EXERCISE
Across the entries below, tally every line that holds the word "counters". Give only the tally.

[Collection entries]
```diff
@@ -1123,10 +1199,10 @@
             }
             signal(12, b - seg_b0 + 1);
           }
-          finalize(b - 1, par ^ 1);
+          finalize_block(b - 1, par ^ 1);
         }
         if (b + 1 < seg_b1) {
-          stage(b + 1, par ^ 1);
+          stage_block(b + 1, par ^ 1);
           signal(7, b - seg_b0 + 2);
           if constexpr (!SEG && TT == 1) { if (C > 1 && a.xhelper) exchange(b + 1); }
           if (a.xtouch && b + 2 < seg_b1) x_touch(b + 2, b);
@@ -1135,7 +1211,7 @@
       }
       asm volatile("s_waitcnt vmcnt(0)" : "+v"(xt[0]), "+v"(xt[1]), "+v"(xt[2]), "+v"(xt[3]), "+v"(xt[4]), "+v"(xt[5]), "+v"(xt[6]), "+v"(xt[7]));
       wait_ge(6, nblk);
-      finalize(seg_b1 - 1, (seg_b1 - 1) & 1);
+      finalize(seg_b1 - 1, (seg_b1 - 1) & 1, std::false_type{});
     }
     Lred[0][lane] = cs0; Lred[1][lane] = cs1; Lred[2][lane] = cs2; Lred[3][lane] = cs3; Lred[5][lane] = cs5;
     __syncthreads();
```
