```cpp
__global__ __launch_bounds__(256) void k_qs_zero(unsigned long long* counters, unsigned int* words, uint32_t nwords)
{
    const uint32_t i0 = blockIdx.x * 256u + threadIdx.x;
    if (i0 < CTR_COUNT) counters[i0] = 0ull;
    for (uint32_t i = i0; i < nwords; i += gridDim.x * 256u) words[i] = 0u;
}

}
```

Baseline: 27.00 million.

## Precompute per-lane survivor bitmask and compact hash-table inserts across lanes

Before the counting-table passes, each lane now reads its records and filter counts once and packs a survivor bitmask (up to 8 turns of 4 records). The insert loop then walks only the set bits, so lanes stay busy on real survivors instead of diverging on filtered records, and passes after the first skip the filter lookups. The change also splits off the full-vector case in the filter-build and emit paths and casts the record pointer to LDS address space so the compiler emits ds instructions. It adds a bitmask limit tied to REC_CAP and restructures the pass-reset synchronisation, which could introduce subtle ordering bugs.

```diff
diff --git a/acoustid-index_amd/csrc/fpx_qsearch.hpp b/acoustid-index_amd/csrc/fpx_qsearch.hpp
--- a/acoustid-index_amd/csrc/fpx_qsearch.hpp
+++ b/acoustid-index_amd/csrc/fpx_qsearch.hpp
@@ -76,6 +76,7 @@
 }
 
 #define FPX_QS_OCC __attribute__((amdgpu_waves_per_eu(FPX_QS_WAVES)))
+#define FPX_LDS __attribute__((address_space(3)))
 typedef uint32_t u32x3_t __attribute__((ext_vector_type(3)));
 __device__ __forceinline__ uint3 gload_u3(const uint32_t* p)
 {
@@ -357,10 +358,14 @@
         constexpr uint32_t N = sizeof(d) / sizeof(uint32_t);
         if (cnt != 0u && pos + cnt > QS_REC_CAP) { s_over_recs = 1u; km = 0u; cnt = 0u; }
         const uint32_t first = cnt != 0u ? pos : QS_REC_CAP, sink = QS_REC_CAP - first;
-#pragma unroll
-        for (uint32_t j = N; j-- != 0u;) {
-            const uint32_t last = (uint32_t)__popc(km & ((2u << j) - 1u)) - 1u;
-            recs[first + min(last, sink)] = d[j];
+        auto last_of = [&](uint32_t j) -> uint32_t { return (uint32_t)__popc(km & ((2u << j) - 1u)) - 1u; };
+        if constexpr (CLS) {
+#pragma unroll
+            for (uint32_t j = N; j-- != 0u;) recs[first + min(last_of(j), sink)] = d[j];
+        } else {
+            FPX_LDS uint32_t* const base = (FPX_LDS uint32_t*)(recs + first);
+#pragma unroll
+            for (uint32_t j = N; j-- != 0u;) base[min(last_of(j), sink)] = d[j];
         }
     };
     auto emit = [&](uint32_t km, const auto& d) {
@@ -855,10 +860,18 @@
     for (uint32_t i = tid * 4u; i < nrec; i += QS_WG * 4u) {
         const uint4 r4 = *reinterpret_cast<const uint4*>(recs + i);
         const uint32_t r[4] = {r4.x, r4.y, r4.z, r4.w};
-#pragma unroll
-        for (uint32_t u = 0; u < 4u; ++u) {
-            const uint32_t c = qs_cell(r[u]);
-            if (i + u < nrec) atomicAdd(&filter[c >> 1], 1u << (16u * (c & 1u)));
+        if (i + 3u < nrec) {
+#pragma unroll
+            for (uint32_t u = 0; u < 4u; ++u) {
+                const uint32_t c = qs_cell(r[u]);
+                atomicAdd(&filter[c >> 1], 1u << (16u * (c & 1u)));
+            }
+        } else {
+#pragma unroll
+            for (uint32_t u = 0; u < 4u; ++u) {
+                const uint32_t c = qs_cell(r[u]);
+                if (i + u < nrec) atomicAdd(&filter[c >> 1], 1u << (16u * (c & 1u)));
+            }
         }
     }
     const qs_kargs_t kt = qs_cold_args();
@@ -1035,47 +1048,60 @@
       }
     }
     if (!low_q && s_over_recs == 0u && !q_redo && nrec != 0u && nrec >= floor_q) {
+        if (tid == 0) { s_claimed = 0u; s_full = 0u; }
+        __syncthreads();
+        static_assert((QS_REC_CAP + QS_WG * 4u - 1u) / (QS_WG * 4u) <= 8u, "a lane's turns over a query's records: at most 8, four bits of its mask each");
+        uint32_t surv = 0u;
+        uint32_t t4 = tid * 4u;
+        asm volatile("" : "+v"(t4));
+        for (uint32_t i4 = t4, sh = 0u; i4 < nrec; i4 += QS_WG * 4u, sh += 4u) {
+            const uint4 r4 = *reinterpret_cast<const uint4*>(recs + i4);
+            const uint32_t r[4] = {r4.x, r4.y, r4.z, r4.w};
+            uint32_t cnt4[4];
+#pragma unroll
+            for (uint32_t u = 0; u < 4u; ++u) { const uint32_t c = qs_cell(r[u]); cnt4[u] = (filter[c >> 1] >> (16u * (c & 1u))) & 0xFFFFu; }
+            uint32_t m4 = 0u;
+            if (i4 + 3u < nrec) {
+#pragma unroll
+                for (uint32_t u = 0; u < 4u; ++u) m4 |= (cnt4[u] >= floor_q ? 1u : 0u) << u;
+            } else {
+#pragma unroll
+                for (uint32_t u = 0; u < 4u; ++u) m4 |= (i4 + u < nrec && cnt4[u] >= floor_q ? 1u : 0u) << u;
+            }
+            surv |= m4 << sh;
+        }
         uint32_t passes = 1u;
         for (uint32_t pass = 0; pass < passes; ++pass) {
-            if (pass != 0u) {
+            for (uint32_t left = surv; __ballot((int)(left != 0u)) != 0ull;) {
+                if (left != 0u) {
+                    const uint32_t bit = (uint32_t)__builtin_ctz(left);
+                    left &= left - 1u;
+                    const uint32_t doc = recs[(bit >> 2) * (QS_WG * 4u) + t4 + (bit & 3u)];
+                    const uint32_t h2 = mix32(doc);
+                    if (passes == 1u || (h2 >> 16) % passes == pass) {
+                        const unsigned long long keyhi = (unsigned long long)doc << 32;
+                        uint32_t s = h2 & TMASK;
+                        for (uint32_t tries = 0;; ++tries) {
+                            if (tries == T) { s_full = 1u; break; }
+                            unsigned long long cur = table[s];
+                            if (cur == 0ull) {
+                                const unsigned long long prev = atomicCAS(&table[s], 0ull, keyhi | 1ull);
+                                if (prev == 0ull) { atomicAdd(&s_claimed, 1u); break; }
+                                cur = prev;
+                            }
+                            if ((cur >> 32) == (keyhi >> 32)) { atomicAdd(&table[s], 1ull); break; }
+                            s = (s + 1u) & TMASK;
+                        }
+                    }
+                }
+            }
+            __syncthreads();
+            if (pass == 0u && (s_claimed > T * 3u / 4u || s_full != 0u) && passes < 64u) {
                 __syncthreads();
                 for (uint32_t s = tid; s < T; s += QS_WG) table[s] = 0ull;
-            }
-            if (tid == 0) { s_claimed = 0u; s_full = 0u; }
-            __syncthreads();
-            for (uint32_t i4 = tid * 4u; i4 < nrec; i4 += QS_WG * 4u) {
-              const uint4 r4 = *reinterpret_cast<const uint4*>(recs + i4);
-              const uint32_t r[4] = {r4.x, r4.y, r4.z, r4.w};
-              uint32_t cnt4[4];
-#pragma unroll
-              for (uint32_t u = 0; u < 4u; ++u) { const uint32_t c = qs_cell(r[u]); cnt4[u] = (filter[c >> 1] >> (16u * (c & 1u))) & 0xFFFFu; }
-#pragma unroll
-              for (uint32_t u = 0; u < 4u; ++u) {
-                const uint32_t doc = r[u];
-                if (i4 + u >= nrec || cnt4[u] < floor_q) continue;
-                const uint32_t h2 = mix32(doc);
-                if (passes > 1u && (h2 >> 16) % passes != pass) continue;
-                const unsigned long long keyhi = (unsigned long long)doc << 32;
-                uint32_t s = h2 & TMASK;
-                for (uint32_t tries = 0;; ++tries) {
-                    if (tries == T) { s_full = 1u; break; }
-                    unsigned long long cur = table[s];
-                    if (cur == 0ull) {
-                        const unsigned long long prev = atomicCAS(&table[s], 0ull, keyhi | 1ull);
-                        if (prev == 0ull) { atomicAdd(&s_claimed, 1u); break; }
-                        cur = prev;
-                    }
-                    if ((cur >> 32) == (keyhi >> 32)) { atomicAdd(&table[s], 1ull); break; }
-                    s = (s + 1u) & TMASK;
-                }
-              }
-            }
-            __syncthreads();
-            if (pass == 0u && (s_claimed > T * 3u / 4u || s_full != 0u) && passes < 64u) {
-                const uint32_t np = passes * 2u;
+                if (tid == 0) { s_claimed = 0u; s_full = 0u; }
+                passes *= 2u; pass = 0xFFFFFFFFu;
                 __syncthreads();
-                for (uint32_t s = tid; s < T; s += QS_WG) table[s] = 0ull;
-                passes = np; pass = 0xFFFFFFFFu;
                 continue;
             }
             const qs_kargs_t kc = qs_cold_args();
@@ -1098,6 +1124,12 @@
                     s_cshared = 1u;
                 }
             }
+            if (pass + 1u < passes) {
+                __syncthreads();
+                for (uint32_t s = tid; s < T; s += QS_WG) table[s] = 0ull;
+                if (tid == 0) { s_claimed = 0u; s_full = 0u; }
+                __syncthreads();
+            }
         }
     }
   }
```

Result: faster. 28.87 million, median of 6 (+6.9%).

SOLUTION
2